Selain itu, Program Desa Mandiri telah mencapai 51,07 persen sebagai bagian dari strategi pembangunan dari pinggiran. Di sektor kesehatan, usia harapan hidup mencapai 74,28 tahun dan prevalensi stunting ditekan hingga 14 persen. Harapan lama sekolah kini berada di angka 12,69 tahun.
Sebagai arah pembangunan 2027, Pemprov menargetkan pertumbuhan ekonomi 5,27–6,47 persen, PDRB per kapita Rp65,78–69,97 juta, IPM minimal 73,11, serta pendapatan daerah diproyeksikan mencapai Rp5,59 triliun.
Baca Juga : Sekda Kalbar Tekankan Akurasi Dokumen Evaluasi Pro-SN
Lima isu strategis ditetapkan untuk mendukung akselerasi transformasi dan daya saing, yakni percepatan investasi dan hilirisasi, peningkatan kualitas SDM, percepatan infrastruktur berbasis teknologi, pengelolaan lingkungan berkelanjutan, serta penguatan tata kelola pemerintahan yang transparan.
Sejalan dengan kebijakan nasional di bawah Presiden Prabowo Subianto dan Wakil Presiden Gibran Rakabuming Raka, Kalbar juga meraih predikat “Sangat Baik” dengan Indeks SPBE 3,89 serta masuk 10 besar nasional keterbukaan informasi publik.
Gubernur turut menekankan pentingnya efisiensi anggaran agar program RKPD 2027 benar-benar menjadi instrumen penggerak ekonomi daerah dan peningkatan Pendapatan Asli Daerah (PAD).
Baca Juga : Satu Tahun Norsan-Krisantus: Menenun Harapan, Membangun Fondasi Kalbar Masa Depan
Sementara itu, Wakil Gubernur Krisantus Kurniawan menegaskan pentingnya sinergi lintas sektor dalam peningkatan IPM dan pengendalian inflasi. Menurutnya, stabilisasi harga tidak cukup hanya melalui operasi pasar, tetapi harus dibarengi dengan jaminan ketersediaan pasokan barang.

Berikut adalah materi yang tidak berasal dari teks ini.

__device__ static __forceinline__ uint32_t prep_slow_src(const bsc_prep_plan &P, const bsc_misms *__restrict__ ms, bool edited, uint32_t j, bool &pad) {
  uint32_t s = j;
  pad = false;
  if (edited) {
    for (uint32_t z = P.nm; z-- > 0;) {
      const bsc_misms m = ms[z];
      if (m.type == BSC_MISMS_INS) {
        if (s >= m.position) {
          if (s - m.position < m.size) {
            pad = true;
            break;
          }
          s -= m.size;
        }
      } else if (m.type == BSC_MISMS_DEL) {
        if (s >= m.position) s += m.size;
      }
    }
  }
  return s;
}

__device__ __noinline__ static prep_slow_ret prep_slow_read(const bsc_prep_plan *__restrict__ plan_r, uint32_t flags, uint8_t *__restrict__ dp,
                                                            const uint8_t *__restrict__ seq, const bsc_misms *__restrict__ ms_work, uint32_t mq) {
  const unsigned lane = threadIdx.x & 63u;
  prep_slow_ret r = {0u, 0u, 0u};
  const bsc_prep_plan P = *plan_r;
  const uint8_t *const sp = seq + P.src;
  const bool edited = (flags & PD_EDITED) != 0;
  if (edited) {
    for (uint32_t s0 = 0; s0 < P.wl; s0 += 64u) {
      const uint32_t s = s0 + lane;
      if (s < P.wl) {
        const uint32_t q = d_marked(sp, P.w0 + s, P.rl0, P.mark_l, P.mark_r) >> 2;
        r.c63 += q == FLT_QUAL;
        r.cge += q >= mq;
      }
    }
  }
  const bsc_misms *const ms = ms_work + P.ms;
  bool walked = false;
  for (uint32_t j0 = 0; j0 < P.out_len; j0 += 64u) {
    const uint32_t j = j0 + lane;
    if (j < P.out_len) {
      bool pad;
      const uint32_t s = prep_slow_src(P, ms, edited, j, pad);
      const uint32_t byte = pad ? 0u : d_marked(sp, P.w0 + s, P.rl0, P.mark_l, P.mark_r);
      const uint32_t q = byte >> 2;
      if (!edited) {
        r.c63 += q == FLT_QUAL;
        r.cge += q >= mq;
      }
      walked |= q != 0 && q != FLT_QUAL;
      dp[j] = (uint8_t)byte;
    }
  }
  r.walked = __any(walked) ? 1u : 0u;
  return r;
}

“IPM sangat bergantung pada kualitas dan daya saing SDM. Karena itu, kolaborasi pemerintah dan dunia usaha menjadi kunci,” ujarnya.
Menutup forum, Gubernur Ria Norsan mengajak seluruh pemangku kepentingan memberikan masukan konstruktif demi penyempurnaan RKPD 2027 Kalbar, serta menyampaikan ucapan selamat menunaikan ibadah puasa Ramadan 1447 Hijriah.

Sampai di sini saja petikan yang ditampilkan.